TASK GOAL:
Your answer should be the lines of the listing that contain the word "shown".

%%

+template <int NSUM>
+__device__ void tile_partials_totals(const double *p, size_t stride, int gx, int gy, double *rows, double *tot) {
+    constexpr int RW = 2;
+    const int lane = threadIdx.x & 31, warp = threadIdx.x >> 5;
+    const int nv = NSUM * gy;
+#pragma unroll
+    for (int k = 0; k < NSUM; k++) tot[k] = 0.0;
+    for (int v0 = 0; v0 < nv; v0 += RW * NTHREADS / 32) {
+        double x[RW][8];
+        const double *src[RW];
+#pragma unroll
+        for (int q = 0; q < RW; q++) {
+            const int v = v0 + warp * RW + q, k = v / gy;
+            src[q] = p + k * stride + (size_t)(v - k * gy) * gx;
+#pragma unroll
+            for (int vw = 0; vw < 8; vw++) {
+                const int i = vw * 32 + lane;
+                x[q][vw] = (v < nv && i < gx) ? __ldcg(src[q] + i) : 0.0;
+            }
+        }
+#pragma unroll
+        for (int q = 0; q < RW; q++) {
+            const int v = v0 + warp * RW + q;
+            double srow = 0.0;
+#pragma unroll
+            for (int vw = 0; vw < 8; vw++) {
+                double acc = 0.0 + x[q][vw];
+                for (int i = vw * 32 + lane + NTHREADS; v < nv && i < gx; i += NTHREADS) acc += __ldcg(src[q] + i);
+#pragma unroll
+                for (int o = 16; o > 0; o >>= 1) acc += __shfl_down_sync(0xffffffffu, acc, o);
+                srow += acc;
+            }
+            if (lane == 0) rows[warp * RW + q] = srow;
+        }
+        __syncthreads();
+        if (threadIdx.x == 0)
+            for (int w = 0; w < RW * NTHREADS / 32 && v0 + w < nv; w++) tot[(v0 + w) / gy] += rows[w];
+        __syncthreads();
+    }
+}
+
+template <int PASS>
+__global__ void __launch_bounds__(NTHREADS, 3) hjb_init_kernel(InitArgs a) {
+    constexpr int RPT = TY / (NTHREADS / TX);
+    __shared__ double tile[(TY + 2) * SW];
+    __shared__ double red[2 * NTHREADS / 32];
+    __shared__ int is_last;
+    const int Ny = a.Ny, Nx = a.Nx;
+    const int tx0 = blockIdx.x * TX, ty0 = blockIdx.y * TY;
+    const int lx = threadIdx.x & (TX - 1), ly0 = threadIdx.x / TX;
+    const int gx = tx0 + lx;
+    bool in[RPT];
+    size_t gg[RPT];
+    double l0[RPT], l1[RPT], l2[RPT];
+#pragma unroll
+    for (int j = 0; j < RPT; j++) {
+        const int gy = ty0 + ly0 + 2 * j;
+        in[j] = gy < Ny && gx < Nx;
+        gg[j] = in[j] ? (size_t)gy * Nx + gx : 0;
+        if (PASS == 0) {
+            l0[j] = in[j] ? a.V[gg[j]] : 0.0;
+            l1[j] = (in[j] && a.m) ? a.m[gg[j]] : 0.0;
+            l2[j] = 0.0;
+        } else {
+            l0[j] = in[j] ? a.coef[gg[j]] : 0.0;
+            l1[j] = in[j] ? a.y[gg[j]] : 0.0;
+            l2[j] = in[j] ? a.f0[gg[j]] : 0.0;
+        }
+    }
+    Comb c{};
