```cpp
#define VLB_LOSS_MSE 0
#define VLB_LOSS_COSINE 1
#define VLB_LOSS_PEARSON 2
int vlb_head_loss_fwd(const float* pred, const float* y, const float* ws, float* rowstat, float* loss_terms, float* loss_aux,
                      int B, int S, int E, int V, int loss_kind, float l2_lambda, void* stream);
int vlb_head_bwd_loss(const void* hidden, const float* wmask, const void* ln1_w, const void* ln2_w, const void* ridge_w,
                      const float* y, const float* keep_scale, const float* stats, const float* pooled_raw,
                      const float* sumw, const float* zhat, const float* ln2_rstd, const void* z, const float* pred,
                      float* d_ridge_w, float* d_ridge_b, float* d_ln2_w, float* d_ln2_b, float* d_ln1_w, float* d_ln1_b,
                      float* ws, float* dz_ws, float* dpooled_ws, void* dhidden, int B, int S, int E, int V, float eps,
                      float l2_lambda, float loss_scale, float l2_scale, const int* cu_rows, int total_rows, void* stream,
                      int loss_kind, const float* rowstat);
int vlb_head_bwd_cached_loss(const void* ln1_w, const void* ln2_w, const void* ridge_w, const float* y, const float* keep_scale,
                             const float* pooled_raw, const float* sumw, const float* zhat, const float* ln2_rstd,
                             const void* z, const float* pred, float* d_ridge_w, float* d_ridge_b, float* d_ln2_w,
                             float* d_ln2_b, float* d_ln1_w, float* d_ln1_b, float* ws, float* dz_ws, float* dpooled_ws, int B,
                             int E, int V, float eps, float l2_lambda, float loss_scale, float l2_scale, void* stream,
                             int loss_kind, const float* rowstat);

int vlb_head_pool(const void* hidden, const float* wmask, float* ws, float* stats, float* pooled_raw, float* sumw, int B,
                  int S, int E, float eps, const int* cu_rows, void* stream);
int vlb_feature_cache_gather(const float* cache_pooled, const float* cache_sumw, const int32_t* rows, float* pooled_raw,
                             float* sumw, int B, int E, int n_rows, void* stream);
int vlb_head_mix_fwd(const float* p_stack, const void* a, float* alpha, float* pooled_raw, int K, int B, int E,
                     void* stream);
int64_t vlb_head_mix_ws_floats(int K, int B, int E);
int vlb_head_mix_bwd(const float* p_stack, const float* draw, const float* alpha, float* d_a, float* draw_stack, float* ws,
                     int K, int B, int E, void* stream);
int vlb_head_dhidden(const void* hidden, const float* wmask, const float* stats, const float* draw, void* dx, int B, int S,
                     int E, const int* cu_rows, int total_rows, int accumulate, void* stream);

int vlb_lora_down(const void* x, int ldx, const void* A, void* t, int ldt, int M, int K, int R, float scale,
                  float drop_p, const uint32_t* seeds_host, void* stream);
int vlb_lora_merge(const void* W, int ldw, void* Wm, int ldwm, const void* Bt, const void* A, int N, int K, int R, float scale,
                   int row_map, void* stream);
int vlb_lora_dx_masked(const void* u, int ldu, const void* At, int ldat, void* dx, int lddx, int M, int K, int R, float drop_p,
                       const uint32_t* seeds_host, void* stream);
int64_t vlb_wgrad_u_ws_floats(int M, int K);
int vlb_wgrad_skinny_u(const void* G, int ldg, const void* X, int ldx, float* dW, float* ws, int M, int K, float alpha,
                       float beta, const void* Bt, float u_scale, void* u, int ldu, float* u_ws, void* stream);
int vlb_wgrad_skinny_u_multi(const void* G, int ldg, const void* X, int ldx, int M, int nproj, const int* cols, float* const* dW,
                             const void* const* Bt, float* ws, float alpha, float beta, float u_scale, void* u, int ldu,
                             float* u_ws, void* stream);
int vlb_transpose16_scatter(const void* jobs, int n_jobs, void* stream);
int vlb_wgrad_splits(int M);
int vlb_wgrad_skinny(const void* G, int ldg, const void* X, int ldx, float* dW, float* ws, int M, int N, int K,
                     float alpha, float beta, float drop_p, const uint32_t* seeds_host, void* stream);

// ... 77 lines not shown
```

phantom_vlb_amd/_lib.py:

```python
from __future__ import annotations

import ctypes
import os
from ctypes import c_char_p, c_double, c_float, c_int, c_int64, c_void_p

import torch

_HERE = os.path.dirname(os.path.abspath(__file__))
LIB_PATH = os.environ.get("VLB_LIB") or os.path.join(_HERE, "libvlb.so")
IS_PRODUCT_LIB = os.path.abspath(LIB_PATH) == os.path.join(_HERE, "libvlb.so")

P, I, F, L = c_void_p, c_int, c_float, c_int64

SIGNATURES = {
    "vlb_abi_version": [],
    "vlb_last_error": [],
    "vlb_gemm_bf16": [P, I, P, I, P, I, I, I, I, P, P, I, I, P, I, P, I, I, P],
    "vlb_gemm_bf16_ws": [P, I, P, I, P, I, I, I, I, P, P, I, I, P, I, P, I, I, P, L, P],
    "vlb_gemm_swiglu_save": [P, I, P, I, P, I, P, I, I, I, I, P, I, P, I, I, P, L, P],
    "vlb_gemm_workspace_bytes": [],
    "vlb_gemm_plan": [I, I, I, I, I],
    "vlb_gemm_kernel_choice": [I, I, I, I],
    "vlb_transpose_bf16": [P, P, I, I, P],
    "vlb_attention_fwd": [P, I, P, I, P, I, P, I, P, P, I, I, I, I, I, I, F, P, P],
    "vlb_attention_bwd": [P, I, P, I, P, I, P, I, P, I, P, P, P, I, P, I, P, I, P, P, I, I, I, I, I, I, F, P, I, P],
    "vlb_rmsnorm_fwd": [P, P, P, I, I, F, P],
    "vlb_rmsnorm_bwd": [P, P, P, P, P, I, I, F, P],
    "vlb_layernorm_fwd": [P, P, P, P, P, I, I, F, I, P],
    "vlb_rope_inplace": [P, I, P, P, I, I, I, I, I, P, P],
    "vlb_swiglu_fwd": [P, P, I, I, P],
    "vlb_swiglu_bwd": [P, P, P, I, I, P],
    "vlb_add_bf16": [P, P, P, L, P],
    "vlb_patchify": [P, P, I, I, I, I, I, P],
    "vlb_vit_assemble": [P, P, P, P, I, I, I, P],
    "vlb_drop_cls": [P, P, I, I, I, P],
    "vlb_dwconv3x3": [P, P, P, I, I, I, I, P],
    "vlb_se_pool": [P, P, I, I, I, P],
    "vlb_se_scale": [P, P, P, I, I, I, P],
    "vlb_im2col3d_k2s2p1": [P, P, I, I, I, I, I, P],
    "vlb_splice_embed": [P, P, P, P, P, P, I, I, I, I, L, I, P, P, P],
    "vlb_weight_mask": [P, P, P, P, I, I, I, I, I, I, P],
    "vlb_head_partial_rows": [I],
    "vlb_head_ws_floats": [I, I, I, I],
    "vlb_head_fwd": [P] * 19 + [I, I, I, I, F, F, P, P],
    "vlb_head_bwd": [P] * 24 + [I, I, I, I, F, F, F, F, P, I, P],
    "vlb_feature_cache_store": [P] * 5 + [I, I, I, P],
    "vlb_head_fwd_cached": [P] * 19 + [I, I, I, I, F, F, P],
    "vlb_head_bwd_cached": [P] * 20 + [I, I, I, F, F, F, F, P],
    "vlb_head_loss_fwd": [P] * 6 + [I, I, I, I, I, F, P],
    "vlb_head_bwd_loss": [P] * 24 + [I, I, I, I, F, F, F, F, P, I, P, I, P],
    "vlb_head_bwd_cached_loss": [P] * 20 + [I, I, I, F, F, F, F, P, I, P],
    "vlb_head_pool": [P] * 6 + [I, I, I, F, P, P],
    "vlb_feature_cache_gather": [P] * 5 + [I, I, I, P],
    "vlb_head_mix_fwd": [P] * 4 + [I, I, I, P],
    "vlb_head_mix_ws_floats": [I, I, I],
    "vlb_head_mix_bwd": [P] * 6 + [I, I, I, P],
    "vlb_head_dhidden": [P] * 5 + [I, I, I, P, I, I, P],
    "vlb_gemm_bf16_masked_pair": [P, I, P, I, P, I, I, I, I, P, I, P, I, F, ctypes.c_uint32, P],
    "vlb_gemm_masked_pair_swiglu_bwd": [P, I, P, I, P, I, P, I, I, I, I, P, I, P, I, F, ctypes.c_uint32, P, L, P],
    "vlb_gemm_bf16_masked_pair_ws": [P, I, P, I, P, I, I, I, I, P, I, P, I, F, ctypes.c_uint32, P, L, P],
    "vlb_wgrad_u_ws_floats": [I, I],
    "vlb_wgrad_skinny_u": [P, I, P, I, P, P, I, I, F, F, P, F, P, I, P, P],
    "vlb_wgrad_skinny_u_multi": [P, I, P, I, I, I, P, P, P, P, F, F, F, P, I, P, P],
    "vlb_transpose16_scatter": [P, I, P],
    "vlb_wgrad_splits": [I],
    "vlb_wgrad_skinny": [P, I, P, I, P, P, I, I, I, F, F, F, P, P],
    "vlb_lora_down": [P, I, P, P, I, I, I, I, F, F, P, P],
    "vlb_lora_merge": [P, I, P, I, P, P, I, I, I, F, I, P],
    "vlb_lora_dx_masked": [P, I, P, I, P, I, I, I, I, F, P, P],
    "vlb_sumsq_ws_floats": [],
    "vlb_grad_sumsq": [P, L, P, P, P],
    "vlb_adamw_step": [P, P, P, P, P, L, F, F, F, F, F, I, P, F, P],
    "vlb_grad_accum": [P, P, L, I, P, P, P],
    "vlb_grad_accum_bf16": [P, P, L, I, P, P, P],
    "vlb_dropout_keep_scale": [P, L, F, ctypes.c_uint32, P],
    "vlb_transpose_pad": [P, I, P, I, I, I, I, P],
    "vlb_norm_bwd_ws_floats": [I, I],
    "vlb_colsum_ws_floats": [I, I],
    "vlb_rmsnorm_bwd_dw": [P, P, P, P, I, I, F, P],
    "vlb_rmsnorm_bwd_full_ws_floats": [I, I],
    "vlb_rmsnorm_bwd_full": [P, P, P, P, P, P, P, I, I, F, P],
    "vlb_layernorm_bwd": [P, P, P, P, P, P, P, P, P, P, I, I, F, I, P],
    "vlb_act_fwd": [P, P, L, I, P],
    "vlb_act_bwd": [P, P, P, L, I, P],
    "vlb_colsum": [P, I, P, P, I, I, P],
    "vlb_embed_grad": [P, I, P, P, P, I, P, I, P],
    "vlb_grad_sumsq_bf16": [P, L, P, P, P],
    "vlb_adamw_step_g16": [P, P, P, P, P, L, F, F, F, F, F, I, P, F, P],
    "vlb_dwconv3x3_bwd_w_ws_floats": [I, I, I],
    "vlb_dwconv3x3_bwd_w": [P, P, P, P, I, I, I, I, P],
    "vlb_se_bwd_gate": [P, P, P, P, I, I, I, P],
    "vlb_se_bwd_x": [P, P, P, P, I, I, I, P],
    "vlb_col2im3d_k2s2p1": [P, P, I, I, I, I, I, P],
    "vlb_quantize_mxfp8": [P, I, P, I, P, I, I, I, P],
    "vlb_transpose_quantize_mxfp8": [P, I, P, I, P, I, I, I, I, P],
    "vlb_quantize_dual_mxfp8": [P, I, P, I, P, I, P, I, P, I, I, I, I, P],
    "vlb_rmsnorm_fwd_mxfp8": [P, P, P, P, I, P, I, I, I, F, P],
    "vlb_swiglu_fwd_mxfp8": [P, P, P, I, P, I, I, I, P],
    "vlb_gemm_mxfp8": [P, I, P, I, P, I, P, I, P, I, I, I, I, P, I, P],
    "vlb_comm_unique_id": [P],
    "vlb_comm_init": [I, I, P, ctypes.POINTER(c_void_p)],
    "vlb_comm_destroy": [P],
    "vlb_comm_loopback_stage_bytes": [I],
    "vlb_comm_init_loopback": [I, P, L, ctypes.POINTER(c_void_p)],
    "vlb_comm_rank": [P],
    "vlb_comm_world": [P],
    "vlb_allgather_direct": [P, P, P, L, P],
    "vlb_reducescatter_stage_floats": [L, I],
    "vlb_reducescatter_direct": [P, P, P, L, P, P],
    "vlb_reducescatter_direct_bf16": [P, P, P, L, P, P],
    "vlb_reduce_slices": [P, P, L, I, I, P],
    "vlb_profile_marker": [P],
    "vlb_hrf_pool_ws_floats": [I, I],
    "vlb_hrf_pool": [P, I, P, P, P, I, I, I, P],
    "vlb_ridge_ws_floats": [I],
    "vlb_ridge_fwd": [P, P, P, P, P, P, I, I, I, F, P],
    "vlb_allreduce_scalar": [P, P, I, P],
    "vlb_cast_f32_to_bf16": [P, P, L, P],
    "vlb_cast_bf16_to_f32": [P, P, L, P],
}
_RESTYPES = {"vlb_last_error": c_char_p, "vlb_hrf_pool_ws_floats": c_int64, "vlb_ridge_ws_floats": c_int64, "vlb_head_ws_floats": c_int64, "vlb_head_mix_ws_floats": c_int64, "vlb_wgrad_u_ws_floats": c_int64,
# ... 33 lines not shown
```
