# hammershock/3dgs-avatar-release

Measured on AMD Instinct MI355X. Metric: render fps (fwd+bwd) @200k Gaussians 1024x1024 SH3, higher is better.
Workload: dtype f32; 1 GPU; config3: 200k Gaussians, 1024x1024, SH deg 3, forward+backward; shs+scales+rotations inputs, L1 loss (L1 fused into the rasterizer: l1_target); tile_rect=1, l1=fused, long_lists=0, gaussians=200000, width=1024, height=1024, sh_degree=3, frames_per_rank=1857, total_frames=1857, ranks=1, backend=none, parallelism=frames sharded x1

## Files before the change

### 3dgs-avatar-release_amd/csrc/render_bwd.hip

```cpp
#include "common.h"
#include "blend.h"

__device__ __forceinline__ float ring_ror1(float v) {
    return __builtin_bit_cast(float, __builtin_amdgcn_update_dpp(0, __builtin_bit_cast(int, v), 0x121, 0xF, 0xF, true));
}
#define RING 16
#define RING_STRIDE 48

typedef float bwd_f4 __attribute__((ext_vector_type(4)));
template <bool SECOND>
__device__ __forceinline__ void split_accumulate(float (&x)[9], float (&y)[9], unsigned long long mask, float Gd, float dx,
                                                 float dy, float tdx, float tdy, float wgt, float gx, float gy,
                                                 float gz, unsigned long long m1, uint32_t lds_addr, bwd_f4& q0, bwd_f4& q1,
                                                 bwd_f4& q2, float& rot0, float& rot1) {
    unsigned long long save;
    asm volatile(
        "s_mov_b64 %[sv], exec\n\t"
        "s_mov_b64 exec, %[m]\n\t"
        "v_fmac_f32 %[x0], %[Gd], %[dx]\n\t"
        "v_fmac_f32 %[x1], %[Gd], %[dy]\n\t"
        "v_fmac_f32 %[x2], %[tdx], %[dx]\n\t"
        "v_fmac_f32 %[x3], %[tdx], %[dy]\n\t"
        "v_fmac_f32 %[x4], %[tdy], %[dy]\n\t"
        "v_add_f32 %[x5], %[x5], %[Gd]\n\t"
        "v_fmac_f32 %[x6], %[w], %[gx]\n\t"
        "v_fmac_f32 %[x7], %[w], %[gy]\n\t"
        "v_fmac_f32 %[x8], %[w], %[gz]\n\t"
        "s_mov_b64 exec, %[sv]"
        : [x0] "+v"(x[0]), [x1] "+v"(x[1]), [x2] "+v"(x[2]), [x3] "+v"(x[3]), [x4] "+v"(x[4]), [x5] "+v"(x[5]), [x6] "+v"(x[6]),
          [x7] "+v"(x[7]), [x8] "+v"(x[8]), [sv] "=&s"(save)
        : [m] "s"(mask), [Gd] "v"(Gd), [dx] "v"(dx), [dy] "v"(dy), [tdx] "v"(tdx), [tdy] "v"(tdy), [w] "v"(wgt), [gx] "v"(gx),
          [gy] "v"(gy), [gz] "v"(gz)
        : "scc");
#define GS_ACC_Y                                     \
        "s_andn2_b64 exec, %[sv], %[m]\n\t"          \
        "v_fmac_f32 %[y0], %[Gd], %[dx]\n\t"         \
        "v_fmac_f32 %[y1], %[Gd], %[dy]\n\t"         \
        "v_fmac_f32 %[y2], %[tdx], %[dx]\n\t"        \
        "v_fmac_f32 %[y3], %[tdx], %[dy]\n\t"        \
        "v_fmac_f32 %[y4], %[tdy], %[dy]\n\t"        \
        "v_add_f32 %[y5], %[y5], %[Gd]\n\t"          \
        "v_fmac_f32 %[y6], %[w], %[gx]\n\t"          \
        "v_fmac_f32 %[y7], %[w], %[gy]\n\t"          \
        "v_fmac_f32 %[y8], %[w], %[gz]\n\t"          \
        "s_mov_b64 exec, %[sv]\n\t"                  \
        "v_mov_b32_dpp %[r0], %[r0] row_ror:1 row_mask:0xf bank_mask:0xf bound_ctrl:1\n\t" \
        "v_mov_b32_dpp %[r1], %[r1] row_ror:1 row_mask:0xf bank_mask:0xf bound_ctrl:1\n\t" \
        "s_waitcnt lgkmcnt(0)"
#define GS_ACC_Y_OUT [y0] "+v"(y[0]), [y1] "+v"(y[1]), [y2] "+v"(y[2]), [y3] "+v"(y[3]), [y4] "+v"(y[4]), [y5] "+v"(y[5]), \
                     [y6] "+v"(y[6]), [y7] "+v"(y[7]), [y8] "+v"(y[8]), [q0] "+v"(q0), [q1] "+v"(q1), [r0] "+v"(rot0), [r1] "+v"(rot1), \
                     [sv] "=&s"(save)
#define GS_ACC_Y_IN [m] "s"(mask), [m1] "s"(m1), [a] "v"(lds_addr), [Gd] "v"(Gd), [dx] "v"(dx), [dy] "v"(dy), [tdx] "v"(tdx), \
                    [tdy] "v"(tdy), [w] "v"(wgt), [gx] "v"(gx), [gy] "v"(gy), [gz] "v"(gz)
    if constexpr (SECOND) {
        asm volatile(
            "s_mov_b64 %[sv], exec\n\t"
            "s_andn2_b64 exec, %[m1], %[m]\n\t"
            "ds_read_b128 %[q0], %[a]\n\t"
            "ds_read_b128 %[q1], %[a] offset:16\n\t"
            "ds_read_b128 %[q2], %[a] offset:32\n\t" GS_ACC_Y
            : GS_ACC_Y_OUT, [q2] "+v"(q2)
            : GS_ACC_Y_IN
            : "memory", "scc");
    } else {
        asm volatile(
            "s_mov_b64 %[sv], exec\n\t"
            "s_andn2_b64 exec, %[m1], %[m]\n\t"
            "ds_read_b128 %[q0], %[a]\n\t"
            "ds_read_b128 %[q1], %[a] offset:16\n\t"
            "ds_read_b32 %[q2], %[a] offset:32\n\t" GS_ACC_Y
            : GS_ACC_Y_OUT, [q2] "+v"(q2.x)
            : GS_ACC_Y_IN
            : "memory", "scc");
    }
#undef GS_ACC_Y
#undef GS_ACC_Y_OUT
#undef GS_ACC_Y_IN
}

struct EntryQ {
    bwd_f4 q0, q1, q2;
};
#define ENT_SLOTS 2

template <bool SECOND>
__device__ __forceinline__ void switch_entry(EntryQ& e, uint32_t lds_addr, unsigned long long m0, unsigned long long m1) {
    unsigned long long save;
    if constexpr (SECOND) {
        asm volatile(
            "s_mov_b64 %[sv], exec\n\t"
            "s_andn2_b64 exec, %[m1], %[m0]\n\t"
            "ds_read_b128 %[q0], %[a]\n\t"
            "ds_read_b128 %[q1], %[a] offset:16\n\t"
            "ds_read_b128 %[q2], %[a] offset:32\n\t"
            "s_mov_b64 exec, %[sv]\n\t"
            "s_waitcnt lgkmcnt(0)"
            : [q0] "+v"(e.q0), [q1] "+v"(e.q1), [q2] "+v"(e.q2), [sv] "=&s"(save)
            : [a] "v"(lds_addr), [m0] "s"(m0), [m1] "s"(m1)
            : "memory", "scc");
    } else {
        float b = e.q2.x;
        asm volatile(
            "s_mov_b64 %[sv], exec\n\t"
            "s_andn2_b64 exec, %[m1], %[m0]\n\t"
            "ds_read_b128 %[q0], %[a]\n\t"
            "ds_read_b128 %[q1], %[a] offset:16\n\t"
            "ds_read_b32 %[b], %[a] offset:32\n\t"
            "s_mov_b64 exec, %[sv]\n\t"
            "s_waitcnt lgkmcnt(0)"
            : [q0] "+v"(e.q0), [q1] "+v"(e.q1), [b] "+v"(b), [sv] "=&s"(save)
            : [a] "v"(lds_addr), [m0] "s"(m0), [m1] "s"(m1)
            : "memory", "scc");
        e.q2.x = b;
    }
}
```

%%

OUTPUT BELOW:
// ... 77 lines not shown
# ... 33 lines not shown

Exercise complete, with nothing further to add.